Closed damonge closed 5 years ago
I had a look at your cleaned up cosmos_weight.py file, everything looks good, can’t see any problems. Also, I saw you used a leafsize of 2*n_neighbours to when finding the neighbouring galaxies(see below).. is this some sort of standard practice, or did you just choose 2? (I’m just curious)
tree_NN_lookup = spatial.cKDTree(photoz_sample, leafsize=2*self.config['n_neighbors’])
Thanks a lot @zahragomes ! Regarding the leafsize: good question. I just saw you were using 20 neighbors and a leafsize of 40, so I assumed that was a rule of thumb. Should I just leave it hardcoded to 40?
I don't think it's going to matter here. the leafsize just gives the number of samples below which the algorithm will start using the brute force method of finding neighbours (find the distance between all pairs), instead of the much more efficient KDtree method which reduces the number of distances to be calculated. At small numbers of samples(galaxies), brute force can be more efficient than KDtree, so it makes sense to switch to brute force, but in our case our photoz_sample will always be much to big for this to matter. So as long as we don't start using very large n_neighbours, 2*n_neighbours should be fine.
OK, great. I'll revert it to 40 for safety (just in case at some point we do explore large n_neighbours, although I doubt it).
@humnaawan , @adam-broussard : let me know your thoughts when you've had a chance to look at the code!
@damonge I think your code looks good with one potential stipulation. I used np.trapz()
when I was summing up the PDF and I noticed that you are just using sum()
. Does that not create an issue where the answer could be dependent on bin size?
@adam-broussard thanks a lot!
I think that might be the case depending on the type of interpolation one uses. However, what I did is plot my N(z)s vs. yours and saw that they were essentially equivalent (e.g. O(1E-3) differences). This may be marginally less accurate but it's a bit faster. Let me know if this concerns you.
@damonge Okay, I remember mine took a decent chunk of time to run, so yours is probably the better method. Looks good!
@damonge I think the new code looks good. my apologies for the delay in getting back.
Awesome. Thanks a log @humnaawan and @adam-broussard !
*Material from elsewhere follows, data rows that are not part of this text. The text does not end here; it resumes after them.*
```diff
+bool conv_wreg_split_ok(const ConvParams& p) {
+  return conv_wreg_ok(p) && p.split && p.wscale && (p.mode != 2 || epi3_tables(p) <= SPLIT_EPI3_TABLES);
+}
+
+int launch_conv_wreg_split(const ConvParams& p, hipStream_t stream) {
+  RS_CHECK(conv_wreg_split_ok(p) && p.M > 0, RS_ERR_ARG, "conv_wreg_split: shape outside the kernel's rules");
+  if (p.mode == 2) return launch_wreg_split<3, 32, 4>(p, stream);
+  if (p.res) return launch_wreg_split<1, 32, 3>(p, stream);
+  if (p.up) return launch_wreg_split<2, 32, 3>(p, stream);
+  return launch_wreg_split<0, 32, 4>(p, stream);
+}
diff --git a/proj_roadsurf_amd/csrc/engine.hip b/proj_roadsurf_amd/csrc/engine.hip
--- a/proj_roadsurf_amd/csrc/engine.hip
+++ b/proj_roadsurf_amd/csrc/engine.hip
@@ -1059,7 +1059,8 @@
         RS_HIP(hipMemsetAsync(probs, 0, zero_per_tile * n, s));
         dp.M = n * Dc * per_roi;
         const int dv = rs_debug().deconv_variant;
-        return launch_conv(dp, s, (dv == 22 && (sp || !(rs_debug().conv_wreg && glds > 0))) ? 14 : dv, glds);
+        const bool wreg = rs_debug().conv_wreg && glds > 0;
+        return launch_conv(dp, s, dv == 22 ? (!wreg ? 14 : (sp ? 24 : 22)) : dv, glds);
       };
       stages.push_back(st);
       MaskPredictParams mp;
@@ -1566,10 +1567,11 @@
                                 "conv_deep_kernel 64x256", "conv_deep_kernel 96x256", "conv_deep_kernel 128x256",
                                 "stem_pool_kernel (conv 7x7 s2 + ReLU + max-pool 3x3 s2, 8x8 pooled pixels per workgroup)",
                                 "conv1x1_wreg_kernel 32 px x 256 ch (persistent, weights in registers, operand tiles by LDS-DMA, two workgroups per CU)",
-                                "bneck_tail_split_kernel 128 px (conv2 + conv3 + next conv1 chained through registers)"};
+                                "bneck_tail_split_kernel 128 px (conv2 + conv3 + next conv1 chained through registers)",
+                                "conv1x1_wreg_split_kernel 32 px x 256 ch (persistent, weights in registers)"};
   const int v = e->stages[i].variant;
-  const char* s = v == -1 ? "conv_f32_mfma_kernel" : (v >= 0 && v <= 23 ? names[v] : "");
-  if (e->split && v >= 0 && v <= 23) {
+  const char* s = v == -1 ? "conv_f32_mfma_kernel" : (v >= 0 && v <= 24 ? names[v] : "");
+  if (e->split && v >= 0 && v <= 24) {
     snprintf(name_out, 96, "%.62s [split: hi+lo planes, 3 MFMA blocks]", s);
     return RS_OK;
   }
@@ -1583,9 +1585,10 @@
   return e->stages[i].variant;
 }
 
-int rs_op_conv_variant(int m, int cin, int k, int cout, int cin2, int deconv2x, int out_f32, int* stages_out) {
+static int op_conv_variant(int m, int cin, int k, int cout, int cin2, int deconv2x, int out_f32, int* stages_out, int split) {
   ConvParams p;
   memset(&p, 0, sizeof p);
+  p.split = split;
   p.M = m; p.Cin = cin; p.KH = p.KW = k; p.Cout = cout; p.mode = deconv2x ? 1 : 0; p.out_f32 = out_f32;
   p.stride = 1; p.in_Cs = cin; p.out_Cs = cout;
   p.Kpad = (k * k * (cin < 64 ? 8 : cin) + cin2 + 63) / 64 * 64;
@@ -1595,6 +1598,12 @@
   const int v = conv_choose_variant(p, -1, 1);
   if (stages_out) *stages_out = p.stages;
   return cin < 64 ? 5 : v;
+}
+int rs_op_conv_variant(int m, int cin, int k, int cout, int cin2, int deconv2x, int out_f32, int* stages_out) {
+  return op_conv_variant(m, cin, k, cout, cin2, deconv2x, out_f32, stages_out, 0);
+}
+int rs_op_conv_variant_split(int m, int cin, int k, int cout, int cin2, int deconv2x, int out_f32, int* stages_out) {
+  return op_conv_variant(m, cin, k, cout, cin2, deconv2x, out_f32, stages_out, 1);
 }
 
 int rs_engine_tensor(rs_engine* e, const char* name, void** dev_ptr, int* dtype, int* ndim, int64_t dims[5], int* halo) {
diff --git a/proj_roadsurf_amd/engine.py b/proj_roadsurf_amd/engine.py
--- a/proj_roadsurf_amd/engine.py
+++ b/proj_roadsurf_amd/engine.py
@@ -114,6 +114,7 @@
     lib.rs_engine_stage_kernel.argtypes = [vp, i32, C.c_char_p]
     lib.rs_engine_stage_variant.argtypes = [vp, i32]
     lib.rs_op_conv_variant.argtypes = [i32] * 7 + [i32p]
+    lib.rs_op_conv_variant_split.argtypes = [i32] * 7 + [i32p]
     lib.rs_engine_tensor.argtypes = [vp, C.c_char_p, C.POINTER(vp), i32p, i32p, C.POINTER(C.c_int64), i32p]
     lib.rs_engine_tensor_count.argtypes = [vp]
     lib.rs_engine_tensor_name.argtypes = [vp, i32, C.c_char_p]
```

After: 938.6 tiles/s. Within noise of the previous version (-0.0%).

Rewrote our initial pipeline as a ceci pipeline, and cleaned it up significantly. Also made it possible to download all the necessary data automatically. I have checked that, running the new pipeline with the same parameters, I obtain exactly the same outputs at every stage down to floating-point accuracy, so I am confident that the new code is correct (or as correct as the initial one). Before merging into master, however, it would be good for the people who coded up some parts of the pipeline to check the new code briefly:
get_nz_stack
in hsc_lss/cat_mapper.py, where I've implemented the pdf-stacking algorithm you wrote initially. I've modified it a bit, but I think it should give similar results (visually they are indistinguishable).